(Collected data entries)
[Start of section]

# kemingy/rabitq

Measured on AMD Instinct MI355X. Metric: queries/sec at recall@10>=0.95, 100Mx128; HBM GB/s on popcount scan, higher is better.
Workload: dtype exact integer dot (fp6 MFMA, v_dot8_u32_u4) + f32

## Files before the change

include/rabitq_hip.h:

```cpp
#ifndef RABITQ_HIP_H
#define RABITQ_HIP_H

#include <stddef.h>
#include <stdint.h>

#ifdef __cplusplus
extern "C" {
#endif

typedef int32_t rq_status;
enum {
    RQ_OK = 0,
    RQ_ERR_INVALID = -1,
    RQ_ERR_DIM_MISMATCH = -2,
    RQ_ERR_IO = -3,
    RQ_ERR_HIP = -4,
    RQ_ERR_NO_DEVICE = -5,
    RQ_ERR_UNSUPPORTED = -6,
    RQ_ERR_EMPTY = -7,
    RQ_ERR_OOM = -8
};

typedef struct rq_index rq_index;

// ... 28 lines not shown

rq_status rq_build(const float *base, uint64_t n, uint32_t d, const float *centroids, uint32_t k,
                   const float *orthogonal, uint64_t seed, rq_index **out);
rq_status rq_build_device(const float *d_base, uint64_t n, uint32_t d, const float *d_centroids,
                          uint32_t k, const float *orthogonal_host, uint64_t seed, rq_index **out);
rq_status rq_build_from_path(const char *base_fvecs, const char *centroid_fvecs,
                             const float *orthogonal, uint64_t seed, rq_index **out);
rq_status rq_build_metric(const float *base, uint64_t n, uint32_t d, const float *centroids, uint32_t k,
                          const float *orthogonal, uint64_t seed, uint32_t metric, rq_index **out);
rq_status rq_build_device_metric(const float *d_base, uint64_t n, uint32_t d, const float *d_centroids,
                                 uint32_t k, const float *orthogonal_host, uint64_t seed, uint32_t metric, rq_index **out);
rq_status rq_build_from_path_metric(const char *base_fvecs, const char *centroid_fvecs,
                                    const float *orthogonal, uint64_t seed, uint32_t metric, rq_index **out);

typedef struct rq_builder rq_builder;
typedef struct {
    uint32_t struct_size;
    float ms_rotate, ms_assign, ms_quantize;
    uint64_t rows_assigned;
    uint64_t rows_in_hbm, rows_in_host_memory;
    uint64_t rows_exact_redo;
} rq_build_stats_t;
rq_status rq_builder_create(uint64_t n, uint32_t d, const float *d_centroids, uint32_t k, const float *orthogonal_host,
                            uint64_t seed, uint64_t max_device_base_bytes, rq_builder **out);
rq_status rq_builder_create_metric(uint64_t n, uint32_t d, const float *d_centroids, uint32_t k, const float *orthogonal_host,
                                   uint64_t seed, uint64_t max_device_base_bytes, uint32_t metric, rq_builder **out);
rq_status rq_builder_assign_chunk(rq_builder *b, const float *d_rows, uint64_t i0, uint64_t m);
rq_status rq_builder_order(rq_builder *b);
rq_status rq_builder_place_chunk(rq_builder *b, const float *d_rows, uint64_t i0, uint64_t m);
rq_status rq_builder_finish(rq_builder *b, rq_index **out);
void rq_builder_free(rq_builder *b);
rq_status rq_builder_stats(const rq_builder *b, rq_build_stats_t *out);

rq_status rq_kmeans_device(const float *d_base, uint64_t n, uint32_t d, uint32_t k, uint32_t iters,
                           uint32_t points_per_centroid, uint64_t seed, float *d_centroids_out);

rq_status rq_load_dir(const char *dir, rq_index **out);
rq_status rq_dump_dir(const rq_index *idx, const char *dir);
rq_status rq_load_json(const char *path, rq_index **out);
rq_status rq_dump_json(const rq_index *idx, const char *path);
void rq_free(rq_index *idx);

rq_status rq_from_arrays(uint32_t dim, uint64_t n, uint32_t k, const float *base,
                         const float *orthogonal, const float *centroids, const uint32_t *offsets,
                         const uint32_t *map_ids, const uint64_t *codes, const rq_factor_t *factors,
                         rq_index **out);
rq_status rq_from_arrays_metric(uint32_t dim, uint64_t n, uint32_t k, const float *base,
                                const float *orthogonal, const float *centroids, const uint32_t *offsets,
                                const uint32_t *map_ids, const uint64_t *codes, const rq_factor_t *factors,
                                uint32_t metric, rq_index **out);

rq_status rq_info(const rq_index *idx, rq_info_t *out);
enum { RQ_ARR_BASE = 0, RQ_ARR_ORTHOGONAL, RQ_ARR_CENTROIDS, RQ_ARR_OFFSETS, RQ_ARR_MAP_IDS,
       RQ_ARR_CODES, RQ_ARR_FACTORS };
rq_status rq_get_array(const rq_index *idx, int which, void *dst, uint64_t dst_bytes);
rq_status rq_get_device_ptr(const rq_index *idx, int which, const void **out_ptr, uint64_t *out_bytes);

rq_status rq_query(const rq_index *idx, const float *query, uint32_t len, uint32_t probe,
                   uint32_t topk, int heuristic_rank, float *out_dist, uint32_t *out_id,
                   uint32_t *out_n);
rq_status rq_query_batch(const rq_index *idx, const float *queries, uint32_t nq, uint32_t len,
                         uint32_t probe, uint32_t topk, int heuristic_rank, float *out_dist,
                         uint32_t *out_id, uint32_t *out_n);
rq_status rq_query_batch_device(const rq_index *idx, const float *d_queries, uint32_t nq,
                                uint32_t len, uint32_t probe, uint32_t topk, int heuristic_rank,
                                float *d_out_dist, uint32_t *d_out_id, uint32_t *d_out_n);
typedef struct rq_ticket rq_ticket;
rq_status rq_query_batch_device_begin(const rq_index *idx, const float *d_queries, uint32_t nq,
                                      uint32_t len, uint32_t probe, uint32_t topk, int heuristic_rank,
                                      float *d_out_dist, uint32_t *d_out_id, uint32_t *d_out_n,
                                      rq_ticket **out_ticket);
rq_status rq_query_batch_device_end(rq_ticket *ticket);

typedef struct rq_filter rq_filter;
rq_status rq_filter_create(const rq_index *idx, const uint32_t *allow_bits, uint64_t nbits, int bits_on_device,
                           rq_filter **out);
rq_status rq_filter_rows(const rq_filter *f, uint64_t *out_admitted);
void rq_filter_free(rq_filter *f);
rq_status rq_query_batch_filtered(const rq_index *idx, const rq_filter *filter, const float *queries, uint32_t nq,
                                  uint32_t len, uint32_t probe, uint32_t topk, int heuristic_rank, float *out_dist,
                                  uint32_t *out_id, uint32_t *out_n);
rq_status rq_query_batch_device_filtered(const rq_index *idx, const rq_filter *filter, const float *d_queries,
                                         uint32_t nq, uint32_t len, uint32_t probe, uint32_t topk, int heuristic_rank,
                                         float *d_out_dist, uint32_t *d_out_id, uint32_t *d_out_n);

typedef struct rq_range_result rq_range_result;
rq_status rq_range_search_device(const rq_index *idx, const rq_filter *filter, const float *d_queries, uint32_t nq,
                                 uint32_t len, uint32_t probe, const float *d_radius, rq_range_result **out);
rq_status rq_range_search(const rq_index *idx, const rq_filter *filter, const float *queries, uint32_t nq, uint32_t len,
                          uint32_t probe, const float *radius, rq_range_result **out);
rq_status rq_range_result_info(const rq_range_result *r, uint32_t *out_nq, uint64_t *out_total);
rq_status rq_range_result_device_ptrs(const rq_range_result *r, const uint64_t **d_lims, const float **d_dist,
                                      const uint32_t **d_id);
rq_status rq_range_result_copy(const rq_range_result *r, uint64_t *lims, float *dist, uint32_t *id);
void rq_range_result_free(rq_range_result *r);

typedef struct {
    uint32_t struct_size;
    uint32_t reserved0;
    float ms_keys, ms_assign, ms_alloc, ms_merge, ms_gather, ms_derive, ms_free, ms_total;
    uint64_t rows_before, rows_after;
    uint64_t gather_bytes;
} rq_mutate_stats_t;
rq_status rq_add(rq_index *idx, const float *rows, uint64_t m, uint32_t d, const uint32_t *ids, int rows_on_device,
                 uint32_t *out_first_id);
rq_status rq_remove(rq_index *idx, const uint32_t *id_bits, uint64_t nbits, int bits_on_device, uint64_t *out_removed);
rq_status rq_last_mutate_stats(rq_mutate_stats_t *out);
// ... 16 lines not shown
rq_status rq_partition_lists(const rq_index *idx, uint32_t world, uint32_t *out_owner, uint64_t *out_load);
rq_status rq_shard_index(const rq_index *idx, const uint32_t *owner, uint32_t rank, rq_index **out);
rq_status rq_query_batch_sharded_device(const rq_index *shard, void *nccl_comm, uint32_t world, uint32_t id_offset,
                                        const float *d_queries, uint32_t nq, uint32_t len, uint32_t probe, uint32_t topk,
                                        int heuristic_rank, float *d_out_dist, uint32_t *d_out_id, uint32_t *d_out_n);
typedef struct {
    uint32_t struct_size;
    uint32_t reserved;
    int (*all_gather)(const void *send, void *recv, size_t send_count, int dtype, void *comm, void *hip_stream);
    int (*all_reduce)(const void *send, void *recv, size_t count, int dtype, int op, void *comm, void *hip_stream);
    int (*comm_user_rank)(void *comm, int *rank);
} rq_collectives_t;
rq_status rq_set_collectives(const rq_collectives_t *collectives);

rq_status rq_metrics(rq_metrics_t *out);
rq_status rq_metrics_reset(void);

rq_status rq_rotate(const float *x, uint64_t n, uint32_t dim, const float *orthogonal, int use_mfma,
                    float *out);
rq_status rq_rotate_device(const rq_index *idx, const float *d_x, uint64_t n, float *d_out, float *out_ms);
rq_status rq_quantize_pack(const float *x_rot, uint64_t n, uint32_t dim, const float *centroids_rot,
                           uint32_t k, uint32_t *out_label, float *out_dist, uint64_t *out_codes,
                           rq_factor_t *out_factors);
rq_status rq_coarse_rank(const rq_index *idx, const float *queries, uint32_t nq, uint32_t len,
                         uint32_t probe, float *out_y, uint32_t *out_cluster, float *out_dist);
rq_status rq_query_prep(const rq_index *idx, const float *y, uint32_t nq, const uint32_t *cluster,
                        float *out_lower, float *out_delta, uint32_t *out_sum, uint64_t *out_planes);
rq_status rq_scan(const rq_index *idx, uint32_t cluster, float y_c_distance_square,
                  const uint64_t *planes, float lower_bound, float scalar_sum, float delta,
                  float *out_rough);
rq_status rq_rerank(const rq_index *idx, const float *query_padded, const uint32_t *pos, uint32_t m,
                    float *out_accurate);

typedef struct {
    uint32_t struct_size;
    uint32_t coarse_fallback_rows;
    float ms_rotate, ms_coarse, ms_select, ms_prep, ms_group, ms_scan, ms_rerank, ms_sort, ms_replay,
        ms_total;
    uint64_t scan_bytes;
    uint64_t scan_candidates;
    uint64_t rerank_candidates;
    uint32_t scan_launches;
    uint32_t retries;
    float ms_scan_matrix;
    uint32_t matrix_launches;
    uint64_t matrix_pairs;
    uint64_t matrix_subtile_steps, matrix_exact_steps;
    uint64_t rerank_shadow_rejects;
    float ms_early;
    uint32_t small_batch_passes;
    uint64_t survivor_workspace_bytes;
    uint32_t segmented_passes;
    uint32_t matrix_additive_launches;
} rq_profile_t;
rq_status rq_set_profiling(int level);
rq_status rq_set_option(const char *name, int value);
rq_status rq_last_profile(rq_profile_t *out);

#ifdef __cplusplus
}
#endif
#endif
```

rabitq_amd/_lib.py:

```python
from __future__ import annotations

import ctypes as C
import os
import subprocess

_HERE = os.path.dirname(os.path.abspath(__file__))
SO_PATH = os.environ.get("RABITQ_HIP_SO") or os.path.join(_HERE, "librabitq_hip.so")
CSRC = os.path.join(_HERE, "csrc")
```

[End of section]

Consider the entries above and return each line with the string "include".

The answer:
include/rabitq_hip.h:
#include <stddef.h>
#include <stdint.h>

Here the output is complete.